Herbert ist in einem Unternehmen für das Controlling verantwortlich. Und Herbert ärgert sich regelmäßig darüber, dass die Projektmanager ihre Zeiten nicht erfassen. Also schreibt er Mails und ruft an, versucht sie, vor ihren Schreibtischen abzupassen. Dabei gehen viel Zeit und Energie verloren und andere Arbeiten bleiben auf der Strecke. Er hat ein Excel-Sheet programmiert, das alle Stückchen spielt, um Projekte nach allen möglichen Varianten auszuwerten und zu bewerten. Aber ohne die aktuellen und korrekten Daten gibt es keine valide Sicht auf die Projektkosten. Die Gründe seiner Kollegen interessieren ihn einen feuchten Kehricht, wie er meint, er kenne sie auch nicht genau. Er habe schließlich eine Aufgabe im Auftrag der Geschäftsleitung zu erfüllen, deren Sinnhaftigkeit augenscheinlich sei.

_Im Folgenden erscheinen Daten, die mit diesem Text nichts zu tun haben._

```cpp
constexpr int kGsBlockTarget = 256;
constexpr int kGsMinRows = 4;
constexpr int kGsNnzPerWg = 256;
template <int MODE>
int launch_gs_level(const StreamArgs& a, int rows, hipStream_t st, int ncolv = 1) {
  const int width = a.row_end - a.row_begin;
// ... 469 lines not shown
    void* fresh = nullptr;
    if (hipMalloc(&fresh, mb) != hipSuccess) { (void)hipGetLastError(); return AMGH_ENOMEM; }
    if (hipMemset(fresh, 0, mb) != hipSuccess) { (void)hipGetLastError(); (void)hipFree(fresh); return -1001; }
    (void)hipFree(g->bw.flow.mbox);
    g->bw.flow.mbox = fresh;
    const int64_t more = g->bw.flow.mail_stride * (int64_t)(ncolv - g->bw.flow.mcols);
    g->bw.flow.bytes += more; g->bw.rec_bytes += more; g->slot_bytes += more;
    grown += more;
    g->bw.flow.mcols = ncolv;
  }
  g->bytes += grown;
  op->bytes += grown;
  g->cols_alloc = ncolv;
  g->bp_cols = 0;
  return AMGH_OK;
}

int csr_gs_sweep(amgh_csr* op, bool backward, bool sor, real omega, real* x, const real* b, hipStream_t st,
                 bool first = true, bool last = true, int ncolv = 1, bool xzero = false, bool reuse_b = false,
                 bool x_resident = false, bool no_scatter = false, bool sym_pair = false) {
  RC_TRY(csr_ensure_gs(op));
  GsSchedule* g = op->gs;
  if (g->n <= 0) return AMGH_OK;
  if (sym_pair && (backward || !gs_wave_path(g, sor))) return AMGH_EINVAL;
  RC_TRY(gs_ensure_cols(op, ncolv, st));
  if (g->dti_f && g_gs_dense_tri && g_gs_block_inverse && !sor) {
    g->bp_cols = 0;
    const GsSchedule::Tri& t = backward ? g->dtri_b : g->dtri_f;
    const int B = g->dti_B, nb = (int)g->dti_off.size() - 1;
    for (int q = 0; q < nb; ++q) {
// ... 84 lines not shown
  if (first || !il) g->xil_cols = 0;
  bool il_s_ok = false;
  if (il && g->xil_cap < xs * ncolv) {
    HIP_TRY(hipStreamSynchronize(st));
    ++g_sched_epoch;
    hipFree(g->xil); g->xil = nullptr; g->xil_cap = 0;
    RC_TRY(dev_alloc(&g->xil, xs * ncolv));
    g->xil_cap = xs * ncolv;
    g->bytes += (int64_t)sizeof(real) * xs * ncolv; op->bytes += (int64_t)sizeof(real) * xs * ncolv;
    g->xil_cols = 0;
  }
  const bool perm_io = g_gs_flow_perm_io && ncolv == 1 && g->ncols == g->n && lay == g && !op->pipe_epoch && g_gs_bw_relay > 0 &&
                       g->bw.on && g->bw.flow.on && (g_gs_bw_flow || !g->bw.rec) &&
                       (int64_t)sizeof(real) * g->n < 0x7ffffff0ll;
  const bool fuse_b = perm_io && first && !(reuse_b && g->bp_cols == ncolv);
  const bool fuse_x = perm_io && last && !no_scatter && bw::relay_perm_x_ok<real>(g->bw.maxk, g->bw.flow.dict_on && (g_gs_bw_dict || !g->bw.flow.srec)) &&
                      ((g->bw.flow.dict_on && (g_gs_bw_dict || !g->bw.flow.srec)) ? g->bw.flow.dict_lds : g->bw.flow.lds_max) + bw::relay_perm_lds<real>(g->bw.flow.lds_max) <= 64 * 1024;
  if (first) {
    if (!(reuse_b && g->bp_cols == ncolv) && !fuse_b)
      hipLaunchKernelGGL(gather_perm_kernel, dim3(grid_for(g->n), ncolv), dim3(256), 0, st, b, g->perm, g->bp, (int)g->n,
                         (int64_t)g->n, (int64_t)g->n);
    g->bp_cols = ncolv;
    if (x_resident) {
    } else if (xzero) {
      const bool flow_zero = g_gs_flow_xzero && g->bw.on && g->bw.flow.on && (g_gs_bw_flow || !g->bw.rec) && g->ncols == g->n && lay == g;
      if (!flow_zero) {
        const int64_t cnt = xs * ncolv;
        hipLaunchKernelGGL(fill_kernel, dim3(grid_for(cnt)), dim3(256), 0, st, g->xp, cnt, 0.0);
        if (il) {
          const int64_t ci = g->ncols * ncolv;
// ... 73 lines not shown
      if (ncolv > g->bw.flow.mcols) return AMGH_ESTATE;
      const bool dict = g->bw.flow.dict_on && (g_gs_bw_dict || !g->bw.flow.srec);
      if (op->pipe_epoch) {
        if (ncolv != 1 || !g->bw.flow.xon) return AMGH_ESTATE;
        fa.aux = g->bw.flow.xaux; fa.fl_mb = g->bw.flow.xfl_mb; fa.fl_slot = g->bw.flow.xfl_slot; fa.xlist = g->bw.flow.xlist;
        fa.epoch = op->pipe_epoch; fa.rmbox = op->pipe_rmbox; fa.grid = op->pipe_grid;
        if (dict) { fa.crec = g->bw.flow.crec; fa.dict = g->bw.flow.dict; fa.dict_ent = g->bw.flow.dict_ent; }
        e = bw::sweep_relay<real>(fa, g->bw.maxk, dict ? g->bw.flow.dict_lds : g->bw.flow.lds_max, sor, backward, st, BW_RELAY_W);
      } else if (ncolv == 1 && g_gs_bw_relay > 0) {
        constexpr int kBwGrid = 0, kBwGridLong = 512;
        fa.grid = g->bw.maxk > 6 ? (dict ? 0 : kBwGridLong) : kBwGrid;
        fa.late = (g->bw.flow.late_ok && !g_gs_bw_inorder) ? 1 : 0;
        if (dict) { fa.crec = g->bw.flow.crec; fa.dict = g->bw.flow.dict; fa.dict_ent = g->bw.flow.dict_ent; }
        if (fuse_b) { fa.perm_b = g->perm; fa.b_nat = b; }
        if (fuse_x) { fa.perm_x = g->perm; fa.x_nat = x; }
        if (fuse_b || fuse_x) {
          e = bw::sweep_relay_io<real>(fa, g->bw.maxk, dict ? g->bw.flow.dict_lds : g->bw.flow.lds_max, g->bw.flow.lds_max, sor, backward, st);
          g_perm_io_sweeps[0] += fuse_b ? 1u : 0u; g_perm_io_sweeps[1] += fuse_x ? 1u : 0u;
        } else
        e = bw::sweep_relay<real>(fa, g->bw.maxk, dict ? g->bw.flow.dict_lds : g->bw.flow.lds_max, sor, backward, st, BW_RELAY_W);
      } else {
        if (dict) {
          fa.crec = g->bw.flow.crec; fa.dict = g->bw.flow.dict; fa.dict_ent = g->bw.flow.dict_ent;
          fa.dict_lds = (int32_t)(g->bw.flow.dict_lds - g->bw.flow.lds_max);
        }
        e = bw::sweep_flow<real>(fa, g->bw.maxk, g->bw.flow.lds_max, sor, backward, st, ncolv, g_gs_bw_nc >= 0 ? g_gs_bw_nc : (fa.crec ? 3 : 2));
      }
    } else {
      bw::Args<real> ba{g->bw.blocks, g->bw.rec, g->bw.ext_col, rhs, xp, ldb, xs, omega, 0, nullptr};
      if (g_gs_bw_chain && ncolv == 1 && g->bw.flags) {
        bw::ChainArgs<real> ca{ba, backward ? g->bw.sdep_ptr : g->bw.dep_ptr, backward ? g->bw.sdep : g->bw.dep, g->bw.flags, g->bw.head,
                               g->bw.nblocks, g->bw.err};
        e = bw::sweep_chain<real>(ca, g->bw.maxk, g->bw.lds_max, sor, backward, st);
      } else {
        e = bw::sweep<real>(ba, g->bw.maxk, g->bw.launch_ptr, g->bw.lds_max, sor, backward, ncolv, st);
      }
// ... 119 lines not shown
```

Der Karren steckt im Dreck…
Inge ist Projektmanagerin und sehr viel unterwegs. Meist ist sie 4 Tage die Woche vor Ort bei ihren Kundenfirmen und unterstützt diese dabei, ihre Prozesse schneller und effizienter zu gestalten. Sie gibt alles für die Firma und vergisst doch regelmäßig darauf, ihre Projektarbeitszeiten und Reisezeiten einzutragen. Vor allem deshalb, weil das Excel-Sheet in das sie die Daten eintragen sollte, einfach zu kompliziert ist und Zeit erfordert, die sie gefühlt nicht hat. Und sie ärgert sich regelmäßig über Herbert, der sie zu jedem Monatsletzten mit Anrufen und Mails regelrecht zubetoniert. Sein Excel interessiere sie einen feuchten Kehricht, hat sie letztens gesagt, denn es gäbe viel bessere Methoden, die Projektkosten zu erfassen, als seine selbstgestrickte, hoch komplexe Variante. Pattstellung also und der Karren steckt im Dreck.

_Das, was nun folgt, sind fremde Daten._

enum { SAGE_LOSS_FAIR = 0, SAGE_LOSS_L2 = 1, SAGE_LOSS_HUBER = 2, SAGE_LOSS_UNBIASED = 3 };
int sage_match_geometry_jac_error_calculate(SageWorkspace *ws, float *AtA_dev, float *Atb_dev, float *error_host,
                                            const float *R10, const float *t10, const float *R0, const float *t0,
                                            const float *R1, const float *t1, const float *bias0, const float *bias1,
                                            const float *basis0, const float *basis1, const float *code0,
                                            const float *code1, const float *homo0, const float *matched_homo1,
                                            const int32_t *loc1d_0, const int32_t *matched_loc1d_1, float scale0,
                                            float scale1, float loss_param, float weight, int loss, int N, int CS);
int sage_match_geometry_error_calculate(SageWorkspace *ws, float *error_host, const float *R10, const float *t10,
                                        const float *bias0, const float *bias1, const float *basis0, const float *basis1,
                                        const float *code0, const float *code1, const float *homo0,
                                        const float *matched_homo1, const int32_t *loc1d_0,
                                        const int32_t *matched_loc1d_1, float scale0, float scale1, float loss_param,
                                        float weight, int loss, int N, int CS);
int sage_loop_mg_jac_error_calculate(SageWorkspace *ws, float *AtA_dev, float *Atb_dev, float *error_host,
                                     const float *R10, const float *t10, const float *R0, const float *t0,
                                     const float *R1, const float *t1, const float *unscaled_dpts0,
                                     const float *matched_unscaled_dpts1, const float *homo0, const float *matched_homo1,
                                     float scale0, float scale1, float loss_param, float weight, int N);
int sage_loop_mg_error_calculate(SageWorkspace *ws, float *error_host, const float *R10, const float *t10,
                                 const float *unscaled_dpts0, const float *matched_unscaled_dpts1, const float *homo0,
                                 const float *matched_homo1, float scale0, float scale1, float loss_param, float weight,
                                 int N);
int sage_tracker_match_geom_jac_error_calculate(SageWorkspace *ws, float *AtA_dev, float *Atb_dev, float *error_host,
                                                const float *R, const float *t, const float *sampled_dpts0,
                                                const float *matched_dpts1, const float *homo0,
                                                const float *matched_homo1, float scale0, float loss_param,
                                                float weight, int with_scale, int N);
int sage_tracker_match_geom_error_calculate(SageWorkspace *ws, float *error_host, const float *R, const float *t,
                                            const float *sampled_dpts0, const float *matched_dpts1, const float *homo0,
                                            const float *matched_homo1, float loss_param, float weight, int N);

int sage_cycle_match(SageWorkspace *ws, const float *desc0_dev, const float *desc1_dev, const int64_t *kp_loc1d_0,
                     int K, int C, int H, int W, float cyc_thresh, int64_t *raw_matched_loc1d_1,
                     int64_t *cyc_matched_loc1d_0, int32_t *inlier_flags, int *n_inliers_host);

int sage_sort_locations(SageWorkspace *ws, const int64_t *loc1d_dev, const float *homo_dev, int n, int H, int W,
                        int64_t *loc1d_out_dev, float *homo_out_dev, int *sorted_host);
int sage_valid_locations(SageWorkspace *ws, const float *mask_dev, const SageCamera *cam, int64_t *loc1d_dev,
                         float *homo_dev, int *n_valid_host);
int sage_shuffle_indices(int64_t seed, int64_t n, int64_t *idx_host);
int sage_sample_locations(SageWorkspace *ws, const int64_t *valid_loc1d_dev, const float *valid_homo_dev, int n_valid,
                          int64_t seed, int num_samples, int64_t *loc1d_dev, float *homo_dev, int *n_out_host);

Georg ist der Chef der Firma. Eine realistische Projektkalkulation ist schon lange ein großes Thema für ihn und ihm ist ein Dorn im Auge, dass das seit Jahren im Unternehmen nicht funktioniert. Gefühlte tausend Male hat er es schon beim einen oder anderen angesprochen. Gefühlte tausend Mal hat er versucht, Sanktionen zu setzen, die er per Rundmail kundtat. Ohne Verbesserung der Situation.

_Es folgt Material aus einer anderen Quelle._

@@ -194,27 +214,36 @@
             const int t = base + 4 * lane + u;
             in[u] = t < eEnd;
             const int2 pr = prN[u];
-            const float pdf = pdfN[u];
             const int j = pr.x;
             ci[u] = pr.y;
-            float invR = a.invRadius, R = a.radius;
-            if (a.scaleInv) {
-                R = a.radius * max_extent(a.mn, a.mx, clamp_batch(a.bids[j], a.B));
-                invR = 1.0f / R;
-            }
-            const float* pp = a.pts + (size_t)j * 3;
-            const float* cc = a.samples + (size_t)pr.y * 3;
-            d0[u] = div_exact(pp[0] - cc[0], R, invR);
-            d1[u] = div_exact(pp[1] - cc[1], R, invR);
-            d2[u] = div_exact(pp[2] - cc[2], R, invR);
-            float K = 1.0f;
-            if (a.avg) K = (float)(((pr.y + 1 < a.m) ? a.start[pr.y + 1] : a.e) - a.start[pr.y]);
-            const float inv = in[u] ? __builtin_amdgcn_rcpf(pdf * K) : 0.0f;
+            float inv;
+            if (REC) {
+                const float4 rc = rcN[u];
+                d0[u] = rc.x;
+                d1[u] = rc.y;
+                d2[u] = rc.z;
+                inv = in[u] ? rc.w : 0.0f;
+            } else {
+                const float pdf = pdfN[u];
+                float invR = a.invRadius, R = a.radius;
+                if (a.scaleInv) {
+                    R = a.radius * max_extent(a.mn, a.mx, clamp_batch(a.bids[j], a.B));
+                    invR = 1.0f / R;
+                }
+                const float* pp = a.pts + (size_t)j * 3;
+                const float* cc = a.samples + (size_t)pr.y * 3;
+                d0[u] = div_exact(pp[0] - cc[0], R, invR);
+                d1[u] = div_exact(pp[1] - cc[1], R, invR);
+                d2[u] = div_exact(pp[2] - cc[2], R, invR);
+                float K = 1.0f;
+                if (a.avg) K = (float)(((pr.y + 1 < a.m) ? a.start[pr.y + 1] : a.e) - a.start[pr.y]);
+                inv = in[u] ? __builtin_amdgcn_rcpf(pdf * K) : 0.0f;
+                if (recOut) recStage[4 * lane + u] = make_float4(d0[u], d1[u], d2[u], inv);
+            }
             sE[u] = in[u] ? a.feats[j] * inv : 0.0f;
-            if (recOut) recStage[4 * lane + u] = make_float4(d0[u], d1[u], d2[u], inv);
             key[u] = in[u] ? pr.y + 1 : 0;
         }
-        if (recOut) {
+        if (!REC && recOut) {
 #pragma unroll
             for (int k = 0; k < 4; ++k) {
                 const int t = base + 64 * k + lane;
@@ -226,7 +255,8 @@
             for (int u = 0; u < 4; ++u) {
                 const int t = min(base + 256 + 4 * lane + u, a.e - 1);
                 prN[u] = a.packed[t];
-                pdfN[u] = a.pdfs[t];
+                if (REC) rcN[u] = recIn[t];
+                else pdfN[u] = a.pdfs[t];
             }
         }
         const int lp = lastPos - base;
@@ -676,40 +706,44 @@
     S = (float*)((char*)state + align_up((size_t)m * nb * 8 * sizeof(float)));
 }
 
-static int f1_run_edges(const ConvArgs& a, float* A, float* S, float4* recOut, hipStream_t s) {
+static int f1_run_edges(const ConvArgs& a, float* A, float* S, float4* recOut, const float4* recIn, hipStream_t s) {
     const size_t lds = ((size_t)a.nb * MCCNN_WQ_FWD + 4 * (size_t)a.nb * 8) * sizeof(float);
+    typedef void (*Kern)(ConvArgs, float*, float*, int, float4*, const float4*);
     if (a.e >= g_f1_x4_min_edges.load(std::memory_order_relaxed)) {
-        const size_t lds4 = lds + 4 * 256 * sizeof(float4);
-        const int perCU4 = cached_blocks_per_cu(reinterpret_cast<const void*>(f1_fwd_edges4), lds4);
+        const Kern fn4 = recIn ? f1_fwd_edges4<true> : f1_fwd_edges4<false>;
+        const size_t lds4 = lds + (recIn ? 0 : 4 * 256 * sizeof(float4));
+        const int perCU4 = cached_blocks_per_cu(reinterpret_cast<const void*>(fn4), lds4);
         const long long iters = ((long long)a.e + 255) / 256;
         static const int wpc = debug_int("f1_x4_waves_per_cu", 0);
         long long W4 = (long long)num_cus() * (wpc > 0 ? wpc : perCU4 * 4);
         if (W4 > (iters + 1) / 2) W4 = (iters + 1) / 2;
         if (W4 < 1) W4 = 1;
-        f1_fwd_edges4<<<(int)((W4 + 3) / 4), 256, lds4, s>>>(a, A, S, (int)W4, recOut);
+        fn4<<<(int)((W4 + 3) / 4), 256, lds4, s>>>(a, A, S, (int)W4, recOut, recIn);
         MCCNN_LAUNCHED();
         return 0;
     }
-    const int perCU = cached_blocks_per_cu(reinterpret_cast<const void*>(f1_fwd_edges), lds);
+    const Kern fn = recIn ? f1_fwd_edges<true> : f1_fwd_edges<false>;
+    const int perCU = cached_blocks_per_cu(reinterpret_cast<const void*>(fn), lds);
     const long long chunks = ((long long)a.e + 63) / 64;
     long long W = (long long)num_cus() * perCU * 4;
     if (W > (chunks + 1) / 2) W = (chunks + 1) / 2;
     if (W < 1) W = 1;
-    f1_fwd_edges<<<(int)((W + 3) / 4), 256, lds, s>>>(a, A, S, (int)W, recOut);
+    fn<<<(int)((W + 3) / 4), 256, lds, s>>>(a, A, S, (int)W, recOut, recIn);
     MCCNN_LAUNCHED();
     return 0;
 }
 
 size_t f1_fwd_workspace_bytes(int m, int nb) { return f1_state_bytes(m, nb) + 256; }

Miteinander reden statt übereinander.
Solche und ähnliche Situationen sind in Unternehmen keine Seltenheit. Es wird übereinander geredet, statt miteinander. Die Schuld wird hin und hergeschoben: der jeweils andere solle etwas anders machen, um eine Situation zu lösen.
Dabei hat jeder von uns einen Beitrag zu einer – oftmals auch verfahrenen – Situation. Und sei es schlichtweg, dass wir nichts machen, um sie zu verändern, dass wir etwas nicht aussprechen oder auf unserem Standpunkt beharren und damit alles blockieren. Dass wir anderen keine Chance geben, etwas zu klären, weil es für uns vermeintlich unwichtig ist, oder uns bei anderen über eine Person beklagen, statt diese direkt anzusprechen.
Vor der eigenen Türe wird oft viel zu wenig gekehrt.
Herbert, zum Beispiel, hat sich nie ehrlich für die wahren Gründe seiner KollegInnen interessiert und war auch nicht offen für alternative Lösungswege, weil er so viel Zeit und Energie in sein Excel gesteckt hatte. Inge, auf der anderen Seite, hat Herbert nie direkt gesagt, dass es an der Komplexität seines Excels lag, weshalb sie Monat für Monat kaum dazu überredet werden konnte, die Daten einzutragen. Und Georg hätte schon längst mal alle Betroffenen an einen Tisch bringen können, die Wichtigkeit für die Profitabilität des Unternehmens hervorstreichen und ein gemeinsames Verständnis für Prozess und Tool herstellen können, statt nur Mails zu schicken und die Leute einzeln darauf anzusprechen. Jeden also einbeziehen und seine oder ihre Gründe hören, warum das leidige Thema Zeiterfassung nicht gelöst werden könne.
Welchen Anteil habe ich daran, dass etwas so ist, wie es ist?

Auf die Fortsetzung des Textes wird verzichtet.